When you press play on Dear and the Headlights’ debut record “Small Steps, Heavy Hooves,” you may feel like you’ve just crash-landed on an episode of “One Tree Hill.” But even teenage melodrama, though we may not admit it, has heart.
The Arizona-based band has composed an album that plays tug-of-war with every possible emotion it can, whether it be misery or joy, and even decides sometimes that it truly does want to be just plain dull.
The opening track “Oh No!” captures the emptiness that we feel when we ache to leave someone we cannot free from our grasp. As lead vocalist Ian Metzger belts out, “Haven’t had a day alone since I met you,” we know right from the start that this album will be dripping with sorrow and unhappiness.
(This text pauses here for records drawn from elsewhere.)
@@ -88,14 +151,29 @@
     for (int e = 0; e < 4; ++e) acc[nb] = mfma16x16x4(w[nb][e], b[e], acc[nb]);
   }
 }
-
-__device__ __forceinline__ void front_epi(f32x4 (&acc)[4], const f32x4 (&bias)[4], int64_t r0, int64_t R, int T,
-                                          int lg4, int l16, int slo, int shi, float* out, float* xs,
-                                          bool nostore, int only = -1, float* xlo = nullptr,
-                                          float* xhi = nullptr) {
-  const int64_t r = r0 + l16;
-  const bool valid = row_valid(r, R, T);
-  const bool st = l16 >= slo && l16 < shi && r < R && !nostore;
+__device__ __forceinline__ void pk_mma2(const float (&w)[4][4], const float (&rawA)[4], const float (&rawB)[4],
+                                        const bool (&in)[4], f32x4 (&accA)[4], f32x4 (&accB)[4]) {
+  float bA[4], bB[4];
+#pragma unroll
+  for (int e = 0; e < 4; ++e) {
+    bA[e] = in[e] ? rawA[e] : 0.f;
+    bB[e] = in[e] ? rawB[e] : 0.f;
+  }
+#pragma unroll
+  for (int nb = 0; nb < 4; ++nb) {
+    accA[nb] = f32x4{0.f, 0.f, 0.f, 0.f};
+    accB[nb] = f32x4{0.f, 0.f, 0.f, 0.f};
+  }
+#pragma unroll
+  for (int e = 0; e < 4; ++e)
+#pragma unroll
+    for (int nb = 0; nb < 4; ++nb) {
+      accA[nb] = mfma16x16x4(w[nb][e], bA[e], accA[nb]);
+      accB[nb] = mfma16x16x4(w[nb][e], bB[e], accB[nb]);
+    }
+}
+
+__device__ __forceinline__ void front_act(f32x4 (&acc)[4], const f32x4 (&bias)[4], bool valid) {
 #pragma unroll
   for (int nb = 0; nb < 4; ++nb) {
     f32x4 y;
@@ -105,10 +183,30 @@
       y[v] = valid ? yy : 0.f;
     }
     acc[nb] = y;
-    if (st) *reinterpret_cast<f32x4*>(out + r * 64 + nb * 16 + 4 * lg4) = y;
-    if (only < 0 || l16 == only) *reinterpret_cast<f32x4*>(xs + l16 * ST_LDW + nb * 16 + 4 * lg4) = y;
-    if (xlo && l16 == 0) *reinterpret_cast<f32x4*>(xlo + nb * 16 + 4 * lg4) = y;
-    if (xhi && l16 == 15) *reinterpret_cast<f32x4*>(xhi + nb * 16 + 4 * lg4) = y;
+  }
+}
+
+__device__ __forceinline__ void front_epi(f32x4 (&acc)[4], const f32x4 (&bias)[4], bool valid, bool st, float* gout,
+                                          ldsp xrow, bool halo, ldsp xhalo) {
+  front_act(acc, bias, valid);
+  if (st) {
+#pragma unroll
+    for (int nb = 0; nb < 4; ++nb) *reinterpret_cast<f32x4*>(gout + nb * 16) = acc[nb];
+  }
+#pragma unroll
+  for (int nb = 0; nb < 4; ++nb) *reinterpret_cast<__attribute__((address_space(3))) f32x4*>(xrow + nb * 16) = acc[nb];
+  if (halo) {
+#pragma unroll
+    for (int nb = 0; nb < 4; ++nb) *reinterpret_cast<__attribute__((address_space(3))) f32x4*>(xhalo + nb * 16) = acc[nb];
+  }
+}
+
+__device__ __forceinline__ void front_epi_row(f32x4 (&acc)[4], const f32x4 (&bias)[4], bool valid, bool mine,
+                                              ldsp xrow) {
+  front_act(acc, bias, valid);
+  if (mine) {
+#pragma unroll
+    for (int nb = 0; nb < 4; ++nb) *reinterpret_cast<__attribute__((address_space(3))) f32x4*>(xrow + nb * 16) = acc[nb];
   }
 }
 
@@ -130,12 +228,9 @@
 };
 
 template <int NB, bool SM>
-__device__ __forceinline__ void tail_epi(f32x4 (&acc)[NB], const TailConsts<NB>& k, int64_t r0, int64_t R, int T,
-                                         int lg4, int l16, int slo, int shi, int N, float* out, int C2, float* t_out,
-                                         float* q_out, float* xq, bool nostore) {
-  const int64_t r = r0 + l16;
-  const bool valid = row_valid(r, R, T);
-  const bool st = l16 >= slo && l16 < shi && r < R && !nostore;
+__device__ __forceinline__ void tail_epi(f32x4 (&acc)[NB], const TailConsts<NB>& k, int64_t r, bool valid, bool st,
+                                         int lg4, int l16, int N, float* out, int C2, float* t_out, float* q_out,
+                                         float* xq) {
   const int ldn = ld4(N), ldt = ld4(C2);
 #pragma unroll
   for (int nb = 0; nb < NB; ++nb) {
@@ -285,7 +380,7 @@
     dma16((img ? a.img_d1 : a.img_e1) + row * ST_LDF + h, &sh.Wf[0][0] + j * 256);
   }
   int64_t s = blockIdx.x;
-  float4 px = load_x(s * ST_OWN - ST_HALO);
+  const float4 px0 = load_x(s * ST_OWN - ST_HALO);
   constexpr int NE = NW2 * 17 + 16, ND = 64 * 17 + 16, NC = NE + ND + 128;
   constexpr int NCJ = (NC + 511) / 512;
   float cv[NCJ];
@@ -326,7 +421,7 @@
     else if (i < NC) sh.bf[0][i - NE - ND] = cv[j];
   }
   if (tid < 4 * ST_XLD) sh.Xq[(tid < 2 * ST_XLD ? 0 : (ST_XR - 4) * ST_XLD) + tid] = 0.f;
-  store_x(s * ST_OWN - ST_HALO, px);
+  store_x(s * ST_OWN - ST_HALO, px0);
   lds_barrier();
   stamp<PROF>(1);
   float wE[4][4], wD[4][4];
@@ -372,30 +467,53 @@
 
   const int mlo = ST_HALO - 16 * wave, mhi = ST_HALO + ST_OWN - 16 * wave;
   const int slo = max(0, mlo), shi = min(16, mhi);
-  const bool nost = a.dbg & 1;
+  const bool stl = l16 >= slo && l16 < shi && !(a.dbg & 1);
+  PkSrc srcE, srcD;
+  srcE.init(sh.Xx + (16 * wave + 1) * ST_XLD, a.D, lg4, l16);
+  srcD.init(sh.Xq + (16 * wave + 1) * ST_XLD, a.K, lg4, l16);
+  const ldsp xrow = to_lds(slot + (1 + l16) * ST_LDW + 4 * lg4);
+  const bool halo = (l16 == 0 && wave > 0) || (l16 == 15 && wave < 7);
+  const ldsp xhalo =
+      to_lds((l16 == 0 ? sh.slot[max(wave - 1, 0)] + 17 * ST_LDW : sh.slot[min(wave + 1, 7)]) + 4 * lg4);
+  const int wu = __builtin_amdgcn_readfirstlane(wave);
+  const bool extra = wu == 5 || wu == 6, xlo = wu == 5;
+  const int xd = ((xlo ? 0 : 16 * 7 + 2) - (16 * wu + 1)) * ST_XLD;
+  const bool xmine = l16 == (xlo ? 0 : 15);
+  const ldsp xouter = to_lds((xlo ? sh.slot[0] : sh.slot[7] + 17 * ST_LDW) + 4 * lg4);
   int it = 0;
+  [[maybe_unused]] FwdClock<PROF> clk;
+  clk.clear();
   for (; s < a.nstrip; s += gridDim.x) {
     const int64_t s0 = s * ST_OWN - ST_HALO;
     const int64_t rb = s0 + 16 * wave;
+    const int64_t snx = (s + gridDim.x < a.nstrip ? s + gridDim.x : s) * ST_OWN - ST_HALO;
+    clk.at(FWD_TOP);
+    const float4 px = load_x(snx);
+    const int64_t r = rb + l16;
+    const bool valid = row_valid_flat(r, R, T), st = stl && r < R;
     {
-      const int64_t nx = s + gridDim.x;
-      px = load_x((nx < a.nstrip ? nx : s) * ST_OWN - ST_HALO);
-    }
-    {
+      float xa[4];
       f32x4 acc[4];
-      pk_block(wE, sh.Xx + (16 * wave + 1) * ST_XLD, a.D, lg4, l16, acc);
-      front_epi(acc, bE, rb, R, T, lg4, l16, slo, shi, a.h1e, slot + ST_LDW, nost, -1,
-                wave > 0 ? sh.slot[wave - 1] + 17 * ST_LDW : nullptr, wave < 7 ? sh.slot[wave + 1] : nullptr);
-      if (wave == 5 || wave == 6) {
-        const bool lo = wave == 5;
+      srcE.read(0, xa);
+      if (extra) {
+        float xb[4];
         f32x4 acc2[4];
-        pk_block(wE, sh.Xx + (lo ? 0 : 16 * 7 + 2) * ST_XLD, a.D, lg4, l16, acc2);
-        front_epi(acc2, bE, lo ? s0 - 1 : s0 + 16 * 7 + 1, R, T, lg4, l16, 0, 0, a.h1e,
-                  lo ? sh.slot[0] : sh.slot[7] + 2 * ST_LDW, true, lo ? 0 : 15);
-      }
-    }
+        srcE.read(xd, xb);
+        const bool valid2 = row_valid_flat(xlo ? s0 - 1 : s0 + ST_WIN, R, T);
+        pk_mma2(wE, xa, xb, srcE.in, acc, acc2);
+        front_epi(acc, bE, valid, st, a.h1e + r * 64 + 4 * lg4, xrow, halo, xhalo);
+        front_epi_row(acc2, bE, valid2, xmine, xouter);
+      } else {
+        clk.at(FWD_E1_READS);
+        pk_mma(wE, xa, srcE.in, acc);
+        clk.after(FWD_E1_MFMA, acc[3][3]);
+        front_epi(acc, bE, valid, st, a.h1e + r * 64 + 4 * lg4, xrow, halo, xhalo);
+      }
+    }
+    clk.at(FWD_E1_EPI);
     if (it == 0) asm volatile("s_waitcnt vmcnt(0)" ::: "memory");
     lds_barrier();
+    clk.at(FWD_B1);
     {
       f32x4 acc[NB2][1];
 #pragma unroll
@@ -404,11 +522,14 @@
       f32x4 y[NB2];
 #pragma unroll
       for (int nb = 0; nb < NB2; ++nb) y[nb] = acc[nb][0];
+      clk.after(FWD_E2_LOOP, y[NB2 - 1][3]);
       if constexpr (HTH > 0) kE.load(sh.Ee2, lg4, l16);
-      tail_epi<NB2, true>(y, kE, rb, R, T, lg4, l16, slo, shi, a.H2, a.h2e, a.K, a.logits, a.q,
-                          sh.Xq + (16 * wave + 2) * ST_XLD, nost);
-    }
+      tail_epi<NB2, true>(y, kE, r, valid, st, lg4, l16, a.H2, a.h2e, a.K, a.logits, a.q,
+                          sh.Xq + (16 * wave + 2) * ST_XLD);
+    }
+    clk.at(FWD_E2_TAIL);
     lds_barrier();
+    clk.at(FWD_B2);
     if (it == 0) stamp<PROF>(2);
     if constexpr (HTH > 0) {
       if (it == 0) {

The tone shifts from melancholy to frustration with “Sweet Talk,” an angst-ridden song from the ex-boyfriend’s point of view, as he looks on to see the girl he loves with another. “Hallelujah” continues the theme of wallowing in self-pity, as it tells the listener of the memories it clutches to and the drugs and alcohol used in an attempt to wash them away.
The album shifts gears with “Happy in Love,” which will definitely bring a smile to your face. The soft, sweet guitar strings pick you up from the lonely hole you may have dug yourself into after listening to the first three tracks.
“I’m Bored, You’re Amorous” slows down the pace of the album, and not for the better. After this listener was left feeling surprisingly good from the romantic and lovesick previous tracks, this one in particular disappoints.
“Grace” and “It’s Gettin’ Easy” go from screaming of grief to whispering soft poetic expressions and were able to bring this listener back, but not completely. The intense language the songs before were able to speak is not heard in these two tracks.
The anguish makes its way back, however, with “Paper Bag,” using metaphorical imagery (“You can fill me up/I’ll only stay full for a while/And wisdom’s only shown me/That my loneliness is all my fault”) to step up the sadness and bring sentiment back to the album.
“Skinned Knees & Gapped Teeth” and “Mother Make Me Golden” break away from the forlorn romance trend and tell tales of offbeat childhood memories that can come from the clumsy awkwardness of youth.
“Run in the Front” brings more life to the album than any other song before or after it, bringing this listener close to tears as she drifted off into a dream world, taking in every word that was able to tell a thousand stories with each syllable. As Metzger sings “I’m missing you, I don’t want to…the gray in your hair, Angel/Your beauty can’t be covered by insecurity,” he tells us that this is much deeper than your average love ballad.
Sadly, “Midwestern Dirt” doesn’t pack the punch necessary to end the album on a strong note. Lyrics such as “I’m sinking in deeper midwestern dirt…And you’ll stay above me forever/Like you stay above me now” tell a powerful and thought-provoking story, but it wasn’t quite enough to draw this listener in.
Dear and the Headlights is a band whose music may be chosen for a soap opera, and there are occasions in which this would be the right place for the group to be. But Headlights has the capability to stand above and beyond that, and it shows. The album’s lackluster elements are somehow outshone by the beauty lying just beneath the surface of this heartbreaking saga of love and loss.